As Teen Mom fans know, Kailyn Lowry is eating her placenta following the birth of her new baby, Lincoln -- just like she planned. Please banish any images of Kailyn feasting on fresh placenta with fork and knife, though. She posted a photo of "pills" made from her placenta last week. So no gross placenta smoothies for her! I'm wondering if they've turned her into a superhero yet. I guess not -- but at least they're not making her sick. Over the weekend Kailyn tweeted, "For those wondering, I'm feeling pretty good so far taking my placenta pills. No negative side effects!"
Negative side effects? I didn't even know that was something you had to worry about if you're eating your placenta. But it is. Despite the amazing health benefits, there is a small chance you could feel ill after eating placenta.
More from The Stir: Placenta Pills Get Thumbs-Down From Doctors
The thing is, doctors don't know very much about consuming placenta aside from anecdotal evidence. (Important aside: Anecdotal evidence, e.g. "all my friends did it and can tell you it totally worked for them," does not hold water in the scientific community.

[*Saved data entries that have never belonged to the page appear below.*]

+names = list(kernels)
+dem = subprocess.run(["c++filt"] + names, stdout=subprocess.PIPE).stdout.decode().splitlines()
+F64 = re.compile(r"^v_(add|mul|fma|div\w*|rcp|rsq|sqrt)_f64")
+print(f"{'kernel':52s} {'SGPR':>4s} {'VGPR':>4s} {'sspill':>6s} {'vsp':>3s} {'scr':>4s} {'occ':>3s} {'LDS':>6s} {'v_':>5s} {'s_':>5s} {'lane':>4s} {'f64':>4s} {'*_f64':>5s}")
+for n, d in zip(names, dem):
+    d = re.sub(r"\(.*", "", d).replace("void tfrt::", "").replace("tfrt::", "")
+    if filt and filt not in d:
+        continue
+    ins = [t.split()[0] for t in kernels[n] if not t.endswith(":") and not t.startswith(".LBB")]
+    r = remarks[n]
+    v = sum(i.startswith("v_") for i in ins)
+    s = sum(i.startswith("s_") for i in ins)
+    lane = sum(i.startswith(("v_readlane", "v_writelane")) for i in ins)
+    f64 = sum(bool(F64.match(i)) for i in ins)
+    any64 = sum(bool(re.search(r"_f64(_e32|_e64)?$", i)) for i in ins)
+    print(f"{d[:52]:52s} {r.get('TotalSGPRs', '?'):>4s} {r.get('VGPRs', '?'):>4s} {r.get('SGPRs Spill', '?'):>6s} "
+          f"{r.get('VGPRs Spill', '?'):>3s} {r.get('ScratchSize [bytes/lane]', '?'):>4s} {r.get('Occupancy [waves/SIMD]', '?'):>3s} "
+          f"{r.get('LDS Size [bytes/block]', '?'):>6s} {v:5d} {s:5d} {lane:4d} {f64:4d} {any64:5d}")
+
+if loads:
+    for n, d in zip(names, dem):
+        if loads not in d:
+            continue
+        body = kernels[n]
+        heads = [i for i, t in enumerate(body) if re.match(r"^\.LBB\d+_\d+:.*Loop Header: Depth=1", t)]
+        for h in heads:
+            label = body[h].split(":")[0]
+            tag = label[1:]
+            tag = tag[1:] if tag.startswith("L") else tag
+            seg, inside = [], False
+            for t in body[h:]:
+                if re.match(r"^\.LBB\d+_\d+:", t):
+                    inside = t.startswith(label + ":") or ("Header=" + tag) in t or ("Parent Loop " + tag) in t
+                elif inside:
+                    seg.append(t)
+            if sum("global_load" in t for t in seg) >= 6:
+                print(f"\n{d[:70]}: global loads and waits for them in the pass loop ({label}), in layout order")
+                for t in seg:
+                    if t.startswith("global_load") or (t.startswith("s_waitcnt") and "vmcnt" in t):
+                        print("   ", t.split(";")[0].strip())
+                break
diff --git a/tensorflowraytrace_amd/csrc/tfrt_trace3d.hip b/tensorflowraytrace_amd/csrc/tfrt_trace3d.hip
--- a/tensorflowraytrace_amd/csrc/tfrt_trace3d.hip
+++ b/tensorflowraytrace_amd/csrc/tfrt_trace3d.hip
@@ -2878,6 +2878,40 @@
   return face_out;
 }
 
+__device__ __forceinline__ int backward_core_loaded(
+    int tape, int tri, bool child_pass, const double s[3], const double e[3], const double P[9],
+    double t_rec, double n_in, double n_out, bool face_wanted, double L, const double child[6],
+    const double seed[6], double gs[3], double ge[3], double gP[9]) {
+  int face_out = -1;
+  const int cls = tape & 3;
+  for (int k = 0; k < 3; ++k) gs[k] = ge[k] = 0.0;
+  if (cls != CLS_DEAD) {
+    double g_s[3] = {0, 0, 0}, g_h[3] = {0, 0, 0}, g_ce[3] = {0, 0, 0};
+    bool has_child = false;
+    if (cls == CLS_FINISHED) {
+      for (int k = 0; k < 3; ++k) {
+        g_s[k] += seed[k];
+        g_h[k] += seed[3 + k];
+      }
+    } else if (cls == CLS_ACTIVE && child_pass) {
+      has_child = true;
+      for (int k = 0; k < 3; ++k) {
+        g_h[k] += child[k];
+        g_ce[k] += child[3 + k];
+      }
+    }
+    bool nz = has_child;
+    for (int k = 0; k < 3; ++k) nz = nz || g_s[k] != 0.0 || g_h[k] != 0.0;
+    if (nz) {
+      const int branch = ((tape & TAPE_INTERNAL) ? 1 : 0) | ((tape & TAPE_REFLECT) ? 2 : 0);
+      adjoint3d(s, e, P, t_rec, has_child, n_in, n_out, L, g_s, g_h, g_ce, gs, ge, gP, nullptr,
+                branch, false);
+      if (face_wanted) face_out = tri;
+    }
+  }
+  return face_out;
+}
+
 template <typename T>
 __device__ __forceinline__ int backward_ray(
     int i, const T* __restrict__ rays_in, int64_t stride_in, const int32_t* __restrict__ ray_id_in,
@@ -3129,9 +3163,6 @@
   extern __shared__ int2 chain_goal_lds[];
   int2* chain = chain_goal_lds;
   const int P = a.P;
-  tfrt_scene3d sc = {};
-  sc.face_verts = a.face_verts;
-  sc.face_grad_mask = a.face_grad_mask;
   int last = -1;
   if (i0 < n0) {
     for (int p = 0; p < P; ++p) {
@@ -3155,29 +3186,69 @@
     bool fin_here = false;
     if (p <= last) {
       const int2 rec = chain[p * 64 + lane];
-      const int tape = rec.x;
+      const int tape = rec.x, cls = tape & 3;
+      const int face = max(rec.y, -1);
       const size_t off = (size_t)p * a.n;
       const T* rin = p == 0 ? a.src : a.rays_ws + (size_t)(p - 1) * 6 * a.n;
       const int64_t sin = p == 0 ? a.src_stride : a.n;
+      const bool child_pass = p < P - 1;
+      fin_here = p == last && cls == CLS_FINISHED;
+      const bool on_face = face >= 0 && cls != CLS_DEAD;
+      const bool with_child = on_face && child_pass && cls == CLS_ACTIVE;
+      int iv = i0;
+      __asm__ volatile("" : "+v"(iv));
+      T ray_w[6];
+#pragma unroll
+      for (int k = 0; k < 6; ++k) ray_w[k] = rin[k * sin + iv];
+      double t_rec = 0.0;
+      if (fin_here || on_face) t_rec = a.rec_t[off + iv];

Ditto for "the wisdom of centuries of motherhood." Sorry.) MUCH more research needs to be done. While the overwhelming majority of women report either positive or at least neutral results, a few have had side effects ranging from headaches to nausea.
One new mom who had pills made by a "so-called celebrity placenta processor" who combined her placenta with "cleansing herbs" says she regrets eating her placenta:
But in my case, it was a terrible idea. Shortly after my first dose of two pills, I felt jittery and weird. By the next day, after just eight placenta pills, I was in tabloid-worthy meltdown mode, a frightening phase filled with tears and rage. This lasted another couple of awful days before my husband suggested that it wasn’t postpartum mommy madness finally making its appearance, but the hormone-and-goodness-knows-what-else-filled placenta pills.
Her symptoms ended as soon as she stopped taking the pills. But was it the placenta that caused her illness, or the "cleansing herbs," or the processing itself? We just don't know, and that's the problem.
In a recent study of 189 women who consumed their placentas, 96 said they had a "positive" or "very positive" experience. But this is just one tiny study. We need research with much larger groups to show us what the most likely benefits and side-effects of consuming placenta are -- and soon. This is a practice more and more new moms are trying out ahead of the research. Doctors better catch up.
Did you know there are possible side-effects to eating your placenta?